Questions and Answers

(GC) It seems sensible for us to start at the beginning. What made you decide to start writing poetry?

(PB) Well, I decided I wanted to be a writer when I was in middle school. I was really into Animorphs, a series about a bunch of teenaged kids who acquired the ability to morph into different animals of their choosing, and who used their abilities to fend of alien invaders. So, I started with fiction, making the goal for myself that I would have a novel published before I graduated high school. I never had success in that area – to be honest I never even started a novel, but I did start writing poetry in tenth grade. As soon as I started, I was utterly obsessed with the craft. The thing that struck me most about poetry was the power that each individual word, every line break, even individual marks of punctuation, could carry. By my senior year in high school, I had had two or three poems published in Teen Ink, a publication for teenagers, featuring work by teenagers. So, I guess my goal of being published before high school ended up paying off after all.

(GC)You came across Gloom Cupboard from responding to a ‘Call for Submissions’ post I made on the forum Literary Mary. How important have such forums been for your own development as a writer?

(PB) Extremely. When I started out writing poetry I really had no idea what I was doing. I thought I did, but I didn’t. Posting my work online and hearing honest critiques from writers who know what they’re talking about has been a huge help. Now I know a million more things about poetry that I never would have learned otherwise. Were it not for Literary Mary and a few other forums that I’ve posted at, I wouldn’t be half the writer that I am today.

(GC) Often wise old poets advise that the best thing a young poet can do is read as much poetry as possible. There are literally thousands of online zines in existence showcasing a whole range of styles and techniques. Are there any interesting writers that you’ve discovered online?

(PB) My favorite writer that I’ve found online is Jennifer Wills, who has recently published a chapbook called Skidding Through the Mud Incognito. I met her in the first writing forum that I joined, and she has been the person who has helped me develop as a writer more than anybody else. She was honest enough to tell me that my poetry was cliché, that it was wordy, that it didn’t make any sense, that it was too vague – she even commented once on a particularly bad piece that I had written that she didn’t even think it was poetry at all. It was blunt honesty like this, along with her willingness to take out time and tell me specifically what I could improve in my writing that I needed as a writer. She is now the owner of Literary Mary, and continues to this day to help me out with my work.
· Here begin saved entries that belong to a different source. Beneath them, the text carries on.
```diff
@@ -122,6 +131,20 @@
         term = terminal(o, c, p);
     }
 
+    __device__ __forceinline__ static void step_deferred(R s[4], Carry& c, Action force, const Params& p, R o[4], R& rew, bool& term,
+                                                         bool& cold) {
+        substep_t<true>(s, c, force, p, cold);
+        obs_of(s, o);
+        rew = reward(o, c, p);
+        term = terminal(o, c, p);
+    }
+    __device__ __forceinline__ static void repair_deferred(const R s[4], Carry& c, bool cold, const Params& p, R& rew) {
+        sincos_repair_deferred(c.trig, s[2], cold, c.sn, c.cs);
+        R o[4];
+        obs_of(s, o);
+        rew = reward(o, c, p);
+    }
+
     __device__ __forceinline__ static void init(R s[4], uint64_t seed, uint64_t env, uint32_t episode,
                                                 const Params&) {
         u32x4 r = philox4x32_10(seed, env, episode, 0);
@@ -141,6 +164,7 @@
     using Carry = typename Base::Carry;
     using Params = typename Base::Params;
     using Action = R;
+    static constexpr bool kColdExit = false;
 
     __device__ __forceinline__ static void accel32(R theta_dot, R sn, R cs, R force_over_m, float& x_acc, float& theta_acc) {
         const R A = R(0.1 * 0.5 / 1.1), B = R(0.5 * 0.1 / 1.1), L43 = R(0.5 * 4.0 / 3.0), gravity = R(9.8);
@@ -312,6 +336,7 @@
     static constexpr bool kXcdContiguous = EMEI_IP_XCD_CONTIGUOUS != 0;
     static constexpr bool kPeerWrite = false;
     static constexpr bool kTileBarrier = false;
+    static constexpr bool kColdExit = false;
     static constexpr bool kResetLikely = true;
     static constexpr int kMinWavesPerEU = VARIANT >= 2 ? 4 : EMEI_IP_BAL_WAVES;
     __device__ static constexpr const IpModel& km() { return VARIANT >= 2 ? kIpHanging : kIpUpright; }
diff --git a/emei_amd/csrc/pendulum_kernels.h b/emei_amd/csrc/pendulum_kernels.h
--- a/emei_amd/csrc/pendulum_kernels.h
+++ b/emei_amd/csrc/pendulum_kernels.h
@@ -125,6 +125,24 @@
 template <typename ActT>
 constexpr int stage_steps() { return sizeof(ActT) == 1 ? 16 : 8; }
 
+#ifndef EMEI_DONE_FROM_MASKS
+#define EMEI_DONE_FROM_MASKS 1
+#endif
+__device__ __forceinline__ uint32_t done_code_masks(int32_t steps, int32_t max_m1, unsigned long long term_mask, uint32_t two,
+                                                    unsigned long long& done_mask) {
+    static_assert(EMEI_DONE_TERMINAL == 1u && EMEI_DONE_TRUNCATED == 2u, "the done code as a sum");
+    uint32_t d;
+    asm("v_cmp_lt_i32_e32 vcc, %3, %2\n\t"
+        "v_cndmask_b32_e32 %0, 0, %5, vcc\n\t"
+        "s_or_b64 %1, vcc, %4\n\t"
+        "s_mov_b64 vcc, %4\n\t"
+        "v_addc_co_u32_e32 %0, vcc, 0, %0, vcc"
+        : "=&v"(d), "=&s"(done_mask)
+        : "v"(steps), "s"(max_m1), "s"(term_mask), "v"(two)
+        : "vcc", "scc");
+    return d;
+}
+
 template <class Env, typename ActT, bool FREQ1, bool PEERS>
 __device__ __forceinline__ void pend_rollout_staged(const RolloutArgs<Env>& a, const PeerObs& peers) {
     using R = typename Env::real;
@@ -244,6 +262,64 @@
             spare_mask &= ~done_mask;
         }
     };
+    constexpr bool kColdExit = Env::kColdExit;
+    const int32_t max_m1 = kColdExit ? (a.max_episode_steps > 0 ? a.max_episode_steps - 1 : INT32_MAX) : 0;
+    [[maybe_unused]] uint32_t v_two = EMEI_DONE_TRUNCATED;
+    if constexpr (kColdExit) asm volatile("" : "+v"(v_two));
+    auto advance_deferred = [&](ActT raw, R (&o)[4], R& rew, bool& cold, unsigned long long& done_any) __attribute__((always_inline)) {
+        if constexpr (kColdExit) {
+            bool term;
+            if constexpr (FREQ1) {
+                Env::step_deferred(s, c, Env::decode_t(raw), a.p, o, rew, term, cold);
+            } else {
+                Env::step(s, c, Env::decode_t(raw), a.p, freq_rate, o, rew, term);
+                cold = false;
+            }
+            ++steps;
+#if EMEI_DONE_FROM_MASKS
+            done = done_code_masks(steps, max_m1, __ballot(term), v_two, done_any);
+#else
+            const bool trunc = steps > max_m1;
+            done = (trunc ? EMEI_DONE_TRUNCATED : 0u) | (term ? EMEI_DONE_TERMINAL : 0u);
+            done_any = __ballot(term) | __ballot(trunc);
+#endif
+        }
+    };
+    auto cold_exit = [&](unsigned long long cold_mask, unsigned long long done_mask, bool cold, float* slot) __attribute__((always_inline)) {
+        if constexpr (kColdExit) {
+            asm volatile("s_waitcnt lgkmcnt(0)" ::: "memory");
+            if (FREQ1 && __builtin_expect(cold_mask != 0ull, 0)) {
+                R rew;
+                Env::repair_deferred(s, c, cold, a.p, rew);
+                *slot = (float)rew;
+            }
+            if (done_mask != 0ull) {
+                EMEI_STAT_WAVE(17);
+                if (__builtin_expect((done_mask & ~spare_mask) != 0ull, 0)) {
+                    EMEI_STAT_WAVE(18);
+                    if (__builtin_amdgcn_inverse_ballot_w64(~spare_mask)) {
+                        typename Env::Carry sc;
+                        sc.trig = c.trig;
+                        Env::init(sp, a.seed, a.env_offset + (uint64_t)i, episode + 1u, a.p);
+                        Env::prime(sp, sc, a.p);
+                        sp_sn = sc.sn, sp_cs = sc.cs;
+                        Env::save_extra(sc, sp_e0, sp_e1);
+                    }
+                    spare_mask = ~0ull;
+                }
+                if (__builtin_amdgcn_inverse_ballot_w64(done_mask)) {
+                    ++episode;
+                    steps = 0;
+#pragma unroll
+                    for (int k = 0; k < 4; ++k) s[k] = sp[k];
+                    c.sn = sp_sn, c.cs = sp_cs;
+                    Env::load_extra(c, sp_e0, sp_e1);
+                }
+                spare_mask &= ~done_mask;
+            }
+        }
+    };
+    static_assert(!kColdExit || (!kLdsSpare && !kVFlag), "the cold exit keeps its spares in registers and their flags in a scalar mask");
     const int64_t rew_lane_off = (int64_t)(lane >> 4) * n + i0 + ((lane & 15) << 2);
     const int64_t done_lane_off = (int64_t)(lane >> 2) * n + i0 + ((lane & 3) << 4);
 #if defined(EMEI_EXP_FLUSH_ROW0)
@@ -296,7 +372,10 @@
                 const ActT act_now = act_cur;
                 act_cur = act_l[min(j + 1, kStage - 1) * kWave + lane];
                 R o[4], rew;
-                advance(act_now, o, rew);
+                [[maybe_unused]] bool cold = false;
+                [[maybe_unused]] unsigned long long done_any = 0ull;
+                if constexpr (kColdExit) advance_deferred(act_now, o, rew, cold, done_any);
+                else advance(act_now, o, rew);
                 const float4 obs4 = make_float4((float)o[0], (float)o[1], (float)o[2], (float)o[3]);
 #if defined(EMEI_EXP_OBS_ROW0)
                 (a.obs_out + (int64_t)((t0 + j) & 1) * n)[li] = obs4;
@@ -310,13 +389,24 @@
                 }
                 rew_s[wv][q][lane] = (float)rew;
                 done_s[wv][j][lane] = (uint8_t)done;
+                if constexpr (kColdExit) {
+                    EMEI_STAT_WAVE(16);
+#if defined(EMEI_NO_RESET)
+                    const unsigned long long done_mask = 0ull;
+#else
+                    const unsigned long long done_mask = done_any & reset_mask;
+#endif
+                    const unsigned long long cold_mask = FREQ1 ? __ballot(cold) : 0ull;
+                    if (__builtin_expect((done_mask | cold_mask) != 0ull, Env::kResetLikely ? 1 : 0))
+                        cold_exit(cold_mask, done_mask, cold, &rew_s[wv][q][lane]);
+                }
                 if (q == 3) {
                     wave_lds_fence();
                     rew_pend = ((const float4*)&rew_s[wv][0][0])[lane];
                     if (g == kStage / 4 - 1) done_pend = ((const uint4*)&done_s[wv][0][0])[lane & (4 * kStage - 1)];
                     wave_lds_fence();
                 }
-                maybe_reset();
+                if constexpr (!kColdExit) maybe_reset();
             }
         }
         static_assert(kTileWaitKeep == kStage && kTileWaitKeep < 64, "one unconditional obs store per staged step");
```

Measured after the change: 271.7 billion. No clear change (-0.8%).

(GC) Currently you attend Central Michigan University, how vibrant is the ‘lit scene’ on campus?

(PB) I’m not sure that a ‘lit scene’ really exists on my campus. Most of my friends are too obsessed with being smashed eight days out of the week to give two shits about reading or writing. It’s really incredibly unfortunate.

(GC) Looking ahead to the future, what are you immediate goals? Do you hope to one day publish a collection of poems?

(PB) My most immediate goals actually don’t have that much to do with writing. For now I plan to keep writing, and keep posting at Literary Mary for honest feedback and critiques. My main goal at the moment is focusing on my Spanish major, which I’ll be studying further next semester in Buenos Aires, Argentina. After I return, finish my degree, and get a job as a teacher, I hope to be able to focus a bit more on getting my writing out there. Publishing a collection of poetry would be amazing, although I see it happening later rather than sooner.

(GC) Finally a trio of quickfire generic interview questions:

What was the last film you watched?

(PB) Embarrassingly, the last film that I watched was Bolt.

What book are you currently reading?

I’m currently reading a novel in Spanish called Por un día más.

What music do you dig at the moment?

I’ve been really into My Chemical Romance for the past few years, but recently I’ve also discovered two really good Latin American bands: El Cuarteto de Nos and El Canto del Loco.